Task requirements.
Only one stretch of the data below is wanted: the lines from the one with "else if (pl.m64" through the one with "T.ptab = c->corr.ptab;", repeated exactly.

Study material.

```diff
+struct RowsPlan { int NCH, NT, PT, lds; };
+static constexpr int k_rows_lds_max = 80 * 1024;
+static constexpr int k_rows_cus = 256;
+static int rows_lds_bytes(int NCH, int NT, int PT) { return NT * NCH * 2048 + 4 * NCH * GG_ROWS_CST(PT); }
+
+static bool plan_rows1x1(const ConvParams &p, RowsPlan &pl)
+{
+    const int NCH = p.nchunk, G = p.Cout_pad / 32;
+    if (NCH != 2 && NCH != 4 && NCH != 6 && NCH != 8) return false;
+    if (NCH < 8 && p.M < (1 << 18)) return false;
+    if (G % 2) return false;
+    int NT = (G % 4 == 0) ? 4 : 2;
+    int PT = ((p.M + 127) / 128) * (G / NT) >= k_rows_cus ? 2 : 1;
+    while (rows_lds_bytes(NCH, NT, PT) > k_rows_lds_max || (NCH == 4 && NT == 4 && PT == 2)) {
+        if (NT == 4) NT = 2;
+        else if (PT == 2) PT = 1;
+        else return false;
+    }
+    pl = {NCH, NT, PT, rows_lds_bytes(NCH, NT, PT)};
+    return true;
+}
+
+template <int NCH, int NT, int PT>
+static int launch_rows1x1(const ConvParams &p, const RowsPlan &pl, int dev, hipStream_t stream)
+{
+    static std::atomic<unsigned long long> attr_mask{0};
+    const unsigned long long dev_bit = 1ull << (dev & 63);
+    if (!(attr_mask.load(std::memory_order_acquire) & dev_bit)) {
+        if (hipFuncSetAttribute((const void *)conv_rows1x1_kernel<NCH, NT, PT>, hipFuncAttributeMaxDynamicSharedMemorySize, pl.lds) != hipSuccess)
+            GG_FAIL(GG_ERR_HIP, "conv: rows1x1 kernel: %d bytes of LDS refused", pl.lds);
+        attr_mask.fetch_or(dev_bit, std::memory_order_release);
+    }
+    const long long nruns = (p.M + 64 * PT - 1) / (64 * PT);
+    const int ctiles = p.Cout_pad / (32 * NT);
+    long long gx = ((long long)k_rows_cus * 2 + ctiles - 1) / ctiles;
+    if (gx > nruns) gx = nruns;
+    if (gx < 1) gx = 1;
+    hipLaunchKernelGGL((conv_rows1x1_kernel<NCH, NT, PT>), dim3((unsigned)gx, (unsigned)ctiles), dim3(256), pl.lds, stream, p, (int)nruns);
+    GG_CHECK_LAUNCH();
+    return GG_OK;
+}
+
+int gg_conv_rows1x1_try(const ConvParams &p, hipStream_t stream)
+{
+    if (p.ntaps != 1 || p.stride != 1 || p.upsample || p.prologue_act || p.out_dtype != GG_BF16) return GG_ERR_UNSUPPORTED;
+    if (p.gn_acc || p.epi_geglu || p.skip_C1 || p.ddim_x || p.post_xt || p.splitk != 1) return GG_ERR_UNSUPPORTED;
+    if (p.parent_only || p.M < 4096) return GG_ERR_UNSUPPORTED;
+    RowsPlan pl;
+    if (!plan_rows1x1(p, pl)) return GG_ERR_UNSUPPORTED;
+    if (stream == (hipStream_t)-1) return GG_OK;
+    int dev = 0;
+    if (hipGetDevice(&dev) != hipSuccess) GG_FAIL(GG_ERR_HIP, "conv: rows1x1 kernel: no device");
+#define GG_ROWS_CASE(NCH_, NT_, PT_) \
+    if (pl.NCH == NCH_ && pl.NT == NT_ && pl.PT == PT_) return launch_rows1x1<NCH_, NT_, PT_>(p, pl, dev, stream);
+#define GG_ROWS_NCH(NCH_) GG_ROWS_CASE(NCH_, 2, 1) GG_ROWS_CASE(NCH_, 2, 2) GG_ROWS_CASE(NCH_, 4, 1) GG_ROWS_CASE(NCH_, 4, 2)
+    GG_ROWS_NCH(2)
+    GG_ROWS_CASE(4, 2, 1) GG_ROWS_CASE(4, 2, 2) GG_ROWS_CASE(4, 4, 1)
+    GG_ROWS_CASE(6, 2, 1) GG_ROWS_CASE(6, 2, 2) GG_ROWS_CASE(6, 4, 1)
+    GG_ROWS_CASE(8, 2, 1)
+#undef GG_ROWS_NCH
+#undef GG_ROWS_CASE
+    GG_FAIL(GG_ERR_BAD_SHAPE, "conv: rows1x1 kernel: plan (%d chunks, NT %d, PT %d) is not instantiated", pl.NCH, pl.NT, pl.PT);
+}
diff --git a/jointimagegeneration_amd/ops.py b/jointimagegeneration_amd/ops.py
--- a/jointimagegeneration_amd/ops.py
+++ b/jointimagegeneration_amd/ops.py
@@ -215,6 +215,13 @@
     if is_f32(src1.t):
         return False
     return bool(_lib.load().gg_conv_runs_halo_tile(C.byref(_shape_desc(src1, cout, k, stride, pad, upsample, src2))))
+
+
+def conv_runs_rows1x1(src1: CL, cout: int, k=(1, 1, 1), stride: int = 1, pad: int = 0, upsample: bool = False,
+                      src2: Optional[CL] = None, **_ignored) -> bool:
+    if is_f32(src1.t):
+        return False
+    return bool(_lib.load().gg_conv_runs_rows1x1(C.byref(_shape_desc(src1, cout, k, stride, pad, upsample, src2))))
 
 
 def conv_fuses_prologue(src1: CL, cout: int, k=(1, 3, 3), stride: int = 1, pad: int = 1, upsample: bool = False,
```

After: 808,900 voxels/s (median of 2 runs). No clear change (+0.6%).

---

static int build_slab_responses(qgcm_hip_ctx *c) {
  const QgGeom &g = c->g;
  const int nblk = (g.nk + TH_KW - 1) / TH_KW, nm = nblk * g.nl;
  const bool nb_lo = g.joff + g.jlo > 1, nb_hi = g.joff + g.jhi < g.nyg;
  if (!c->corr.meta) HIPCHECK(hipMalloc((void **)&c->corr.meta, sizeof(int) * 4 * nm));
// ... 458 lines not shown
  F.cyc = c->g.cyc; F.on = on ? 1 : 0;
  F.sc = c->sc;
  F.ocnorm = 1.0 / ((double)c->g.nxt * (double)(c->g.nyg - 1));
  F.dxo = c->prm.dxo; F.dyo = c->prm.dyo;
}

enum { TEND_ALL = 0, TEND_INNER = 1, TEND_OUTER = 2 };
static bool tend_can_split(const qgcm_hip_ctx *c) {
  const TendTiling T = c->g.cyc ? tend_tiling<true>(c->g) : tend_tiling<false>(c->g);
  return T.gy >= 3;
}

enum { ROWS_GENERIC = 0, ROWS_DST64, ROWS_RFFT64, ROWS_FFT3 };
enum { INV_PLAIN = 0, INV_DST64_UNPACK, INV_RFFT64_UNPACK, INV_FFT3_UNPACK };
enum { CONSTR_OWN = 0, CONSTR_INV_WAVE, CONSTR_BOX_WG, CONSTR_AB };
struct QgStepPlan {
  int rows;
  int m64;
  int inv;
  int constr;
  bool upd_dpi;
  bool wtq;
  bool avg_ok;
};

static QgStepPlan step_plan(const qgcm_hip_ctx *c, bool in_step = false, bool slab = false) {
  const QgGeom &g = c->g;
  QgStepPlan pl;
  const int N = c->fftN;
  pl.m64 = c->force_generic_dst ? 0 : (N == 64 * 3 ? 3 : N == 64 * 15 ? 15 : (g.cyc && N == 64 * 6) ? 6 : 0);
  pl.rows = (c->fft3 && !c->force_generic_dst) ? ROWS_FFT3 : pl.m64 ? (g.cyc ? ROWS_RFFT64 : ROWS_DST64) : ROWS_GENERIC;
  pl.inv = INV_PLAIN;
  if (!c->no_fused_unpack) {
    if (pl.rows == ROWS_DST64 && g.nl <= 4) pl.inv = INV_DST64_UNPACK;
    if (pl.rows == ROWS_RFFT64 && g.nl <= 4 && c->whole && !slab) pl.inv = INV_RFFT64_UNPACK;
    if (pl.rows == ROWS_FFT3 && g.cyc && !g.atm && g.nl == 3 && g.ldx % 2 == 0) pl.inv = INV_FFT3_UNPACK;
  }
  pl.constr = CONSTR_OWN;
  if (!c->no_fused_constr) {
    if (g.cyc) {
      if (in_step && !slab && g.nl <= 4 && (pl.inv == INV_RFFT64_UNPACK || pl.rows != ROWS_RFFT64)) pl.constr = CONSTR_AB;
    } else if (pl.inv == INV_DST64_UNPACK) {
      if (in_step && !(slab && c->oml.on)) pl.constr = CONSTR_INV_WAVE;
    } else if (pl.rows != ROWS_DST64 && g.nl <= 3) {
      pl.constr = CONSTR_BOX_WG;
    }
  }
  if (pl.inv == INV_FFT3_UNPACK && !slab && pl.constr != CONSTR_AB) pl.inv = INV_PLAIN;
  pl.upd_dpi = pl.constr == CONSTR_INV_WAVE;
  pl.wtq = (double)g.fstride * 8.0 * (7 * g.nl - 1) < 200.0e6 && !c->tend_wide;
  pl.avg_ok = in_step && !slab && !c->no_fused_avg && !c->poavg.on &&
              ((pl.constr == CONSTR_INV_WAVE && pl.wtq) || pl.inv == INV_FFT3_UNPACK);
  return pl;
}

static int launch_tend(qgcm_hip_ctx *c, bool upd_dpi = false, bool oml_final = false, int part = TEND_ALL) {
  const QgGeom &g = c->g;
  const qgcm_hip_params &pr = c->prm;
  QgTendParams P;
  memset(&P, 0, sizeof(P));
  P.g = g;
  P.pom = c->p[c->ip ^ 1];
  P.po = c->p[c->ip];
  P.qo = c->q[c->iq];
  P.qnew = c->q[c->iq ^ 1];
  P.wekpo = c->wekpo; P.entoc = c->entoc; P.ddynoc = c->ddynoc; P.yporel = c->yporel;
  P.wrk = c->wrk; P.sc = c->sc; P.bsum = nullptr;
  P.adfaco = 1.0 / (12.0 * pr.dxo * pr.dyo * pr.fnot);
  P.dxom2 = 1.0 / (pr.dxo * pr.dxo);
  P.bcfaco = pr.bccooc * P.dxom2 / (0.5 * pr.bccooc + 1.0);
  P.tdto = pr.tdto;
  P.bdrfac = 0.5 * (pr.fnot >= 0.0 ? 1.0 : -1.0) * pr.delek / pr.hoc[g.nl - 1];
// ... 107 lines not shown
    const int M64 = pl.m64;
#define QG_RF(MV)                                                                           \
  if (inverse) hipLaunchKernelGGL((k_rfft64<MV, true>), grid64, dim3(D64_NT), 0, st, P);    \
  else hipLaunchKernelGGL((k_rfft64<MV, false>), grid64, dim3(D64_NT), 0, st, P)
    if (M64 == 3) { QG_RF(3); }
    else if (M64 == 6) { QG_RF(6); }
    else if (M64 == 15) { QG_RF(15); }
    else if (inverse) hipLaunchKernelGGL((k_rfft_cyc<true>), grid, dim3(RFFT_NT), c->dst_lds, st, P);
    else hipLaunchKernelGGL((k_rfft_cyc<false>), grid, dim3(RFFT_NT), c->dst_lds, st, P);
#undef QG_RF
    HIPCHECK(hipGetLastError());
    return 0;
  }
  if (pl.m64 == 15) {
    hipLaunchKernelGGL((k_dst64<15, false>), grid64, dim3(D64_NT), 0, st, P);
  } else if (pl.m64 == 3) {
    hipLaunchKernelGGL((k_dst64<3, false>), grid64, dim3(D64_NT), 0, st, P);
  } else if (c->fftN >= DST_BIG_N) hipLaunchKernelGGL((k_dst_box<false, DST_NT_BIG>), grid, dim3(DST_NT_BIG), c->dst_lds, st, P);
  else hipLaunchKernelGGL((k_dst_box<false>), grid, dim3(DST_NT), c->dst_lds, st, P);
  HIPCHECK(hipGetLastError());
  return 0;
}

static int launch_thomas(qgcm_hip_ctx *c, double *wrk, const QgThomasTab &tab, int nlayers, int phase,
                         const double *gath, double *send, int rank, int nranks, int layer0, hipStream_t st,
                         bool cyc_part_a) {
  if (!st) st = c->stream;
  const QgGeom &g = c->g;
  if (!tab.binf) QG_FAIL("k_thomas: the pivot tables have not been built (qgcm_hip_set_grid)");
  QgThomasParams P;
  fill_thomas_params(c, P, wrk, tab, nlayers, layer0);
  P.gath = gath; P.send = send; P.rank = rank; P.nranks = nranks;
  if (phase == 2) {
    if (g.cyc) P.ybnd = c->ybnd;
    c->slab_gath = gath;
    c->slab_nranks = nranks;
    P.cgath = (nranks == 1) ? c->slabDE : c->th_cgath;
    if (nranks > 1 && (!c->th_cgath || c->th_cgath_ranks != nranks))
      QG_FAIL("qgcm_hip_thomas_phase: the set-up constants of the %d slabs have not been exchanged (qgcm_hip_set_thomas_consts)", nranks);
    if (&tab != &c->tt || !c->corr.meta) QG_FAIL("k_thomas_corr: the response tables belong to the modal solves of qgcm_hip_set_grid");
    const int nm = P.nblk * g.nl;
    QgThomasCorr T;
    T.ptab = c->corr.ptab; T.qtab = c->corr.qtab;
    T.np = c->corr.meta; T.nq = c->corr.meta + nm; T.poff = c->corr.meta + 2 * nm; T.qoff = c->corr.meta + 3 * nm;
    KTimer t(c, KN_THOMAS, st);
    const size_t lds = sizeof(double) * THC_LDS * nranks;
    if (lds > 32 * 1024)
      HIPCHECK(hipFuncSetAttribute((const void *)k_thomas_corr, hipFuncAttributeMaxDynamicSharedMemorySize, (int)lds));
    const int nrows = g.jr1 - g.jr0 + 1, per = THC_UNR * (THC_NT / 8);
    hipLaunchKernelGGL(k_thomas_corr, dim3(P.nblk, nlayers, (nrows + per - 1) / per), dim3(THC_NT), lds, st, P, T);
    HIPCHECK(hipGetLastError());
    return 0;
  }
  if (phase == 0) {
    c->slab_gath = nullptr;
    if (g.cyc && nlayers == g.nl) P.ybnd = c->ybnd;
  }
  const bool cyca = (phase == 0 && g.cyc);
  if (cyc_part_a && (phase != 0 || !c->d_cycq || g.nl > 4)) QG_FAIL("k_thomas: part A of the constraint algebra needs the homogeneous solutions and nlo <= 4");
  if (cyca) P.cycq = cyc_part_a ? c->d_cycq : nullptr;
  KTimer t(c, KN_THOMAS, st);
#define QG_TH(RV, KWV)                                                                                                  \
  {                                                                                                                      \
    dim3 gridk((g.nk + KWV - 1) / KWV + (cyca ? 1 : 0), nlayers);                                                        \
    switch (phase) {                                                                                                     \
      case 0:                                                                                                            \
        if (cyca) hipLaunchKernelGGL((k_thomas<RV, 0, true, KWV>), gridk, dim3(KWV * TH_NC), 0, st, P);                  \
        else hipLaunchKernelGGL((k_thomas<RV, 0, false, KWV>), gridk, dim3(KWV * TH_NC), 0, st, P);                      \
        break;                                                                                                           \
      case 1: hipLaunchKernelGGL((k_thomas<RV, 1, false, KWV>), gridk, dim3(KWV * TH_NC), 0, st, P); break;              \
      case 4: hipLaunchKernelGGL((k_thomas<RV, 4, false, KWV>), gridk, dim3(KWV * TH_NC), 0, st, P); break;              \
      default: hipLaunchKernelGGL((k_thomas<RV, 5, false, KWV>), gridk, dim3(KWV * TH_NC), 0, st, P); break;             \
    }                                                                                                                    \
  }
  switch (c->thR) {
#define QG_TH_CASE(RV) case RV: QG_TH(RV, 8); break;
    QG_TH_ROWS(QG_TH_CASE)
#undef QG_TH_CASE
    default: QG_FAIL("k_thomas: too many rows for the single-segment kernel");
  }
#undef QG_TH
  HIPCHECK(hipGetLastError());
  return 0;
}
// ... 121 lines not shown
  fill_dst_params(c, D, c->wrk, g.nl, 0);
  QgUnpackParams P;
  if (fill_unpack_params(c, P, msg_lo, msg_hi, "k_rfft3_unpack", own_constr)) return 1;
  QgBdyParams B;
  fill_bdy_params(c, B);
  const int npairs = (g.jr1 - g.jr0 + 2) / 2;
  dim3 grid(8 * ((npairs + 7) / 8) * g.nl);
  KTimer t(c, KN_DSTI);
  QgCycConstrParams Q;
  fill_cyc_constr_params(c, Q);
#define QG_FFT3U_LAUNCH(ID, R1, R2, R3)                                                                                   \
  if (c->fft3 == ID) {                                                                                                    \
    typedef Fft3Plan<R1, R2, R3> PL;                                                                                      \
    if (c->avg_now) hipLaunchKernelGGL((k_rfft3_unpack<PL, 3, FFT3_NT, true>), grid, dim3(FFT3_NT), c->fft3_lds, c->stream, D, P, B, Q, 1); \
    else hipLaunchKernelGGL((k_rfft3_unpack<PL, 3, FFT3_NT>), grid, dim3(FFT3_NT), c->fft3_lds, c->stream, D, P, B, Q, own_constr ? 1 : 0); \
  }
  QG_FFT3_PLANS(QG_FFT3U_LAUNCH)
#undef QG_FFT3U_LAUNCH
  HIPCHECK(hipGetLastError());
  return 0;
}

Solution to this task.
  } else if (pl.m64 == 3) {
    hipLaunchKernelGGL((k_dst64<3, false>), grid64, dim3(D64_NT), 0, st, P);
  } else if (c->fftN >= DST_BIG_N) hipLaunchKernelGGL((k_dst_box<false, DST_NT_BIG>), grid, dim3(DST_NT_BIG), c->dst_lds, st, P);
  else hipLaunchKernelGGL((k_dst_box<false>), grid, dim3(DST_NT), c->dst_lds, st, P);
  HIPCHECK(hipGetLastError());
  return 0;
}

static int launch_thomas(qgcm_hip_ctx *c, double *wrk, const QgThomasTab &tab, int nlayers, int phase,
                         const double *gath, double *send, int rank, int nranks, int layer0, hipStream_t st,
                         bool cyc_part_a) {
  if (!st) st = c->stream;
  const QgGeom &g = c->g;
  if (!tab.binf) QG_FAIL("k_thomas: the pivot tables have not been built (qgcm_hip_set_grid)");
  QgThomasParams P;
  fill_thomas_params(c, P, wrk, tab, nlayers, layer0);
  P.gath = gath; P.send = send; P.rank = rank; P.nranks = nranks;
  if (phase == 2) {
    if (g.cyc) P.ybnd = c->ybnd;
    c->slab_gath = gath;
    c->slab_nranks = nranks;
    P.cgath = (nranks == 1) ? c->slabDE : c->th_cgath;
    if (nranks > 1 && (!c->th_cgath || c->th_cgath_ranks != nranks))
      QG_FAIL("qgcm_hip_thomas_phase: the set-up constants of the %d slabs have not been exchanged (qgcm_hip_set_thomas_consts)", nranks);
    if (&tab != &c->tt || !c->corr.meta) QG_FAIL("k_thomas_corr: the response tables belong to the modal solves of qgcm_hip_set_grid");
    const int nm = P.nblk * g.nl;
    QgThomasCorr T;
    T.ptab = c->corr.ptab; T.qtab = c->corr.qtab;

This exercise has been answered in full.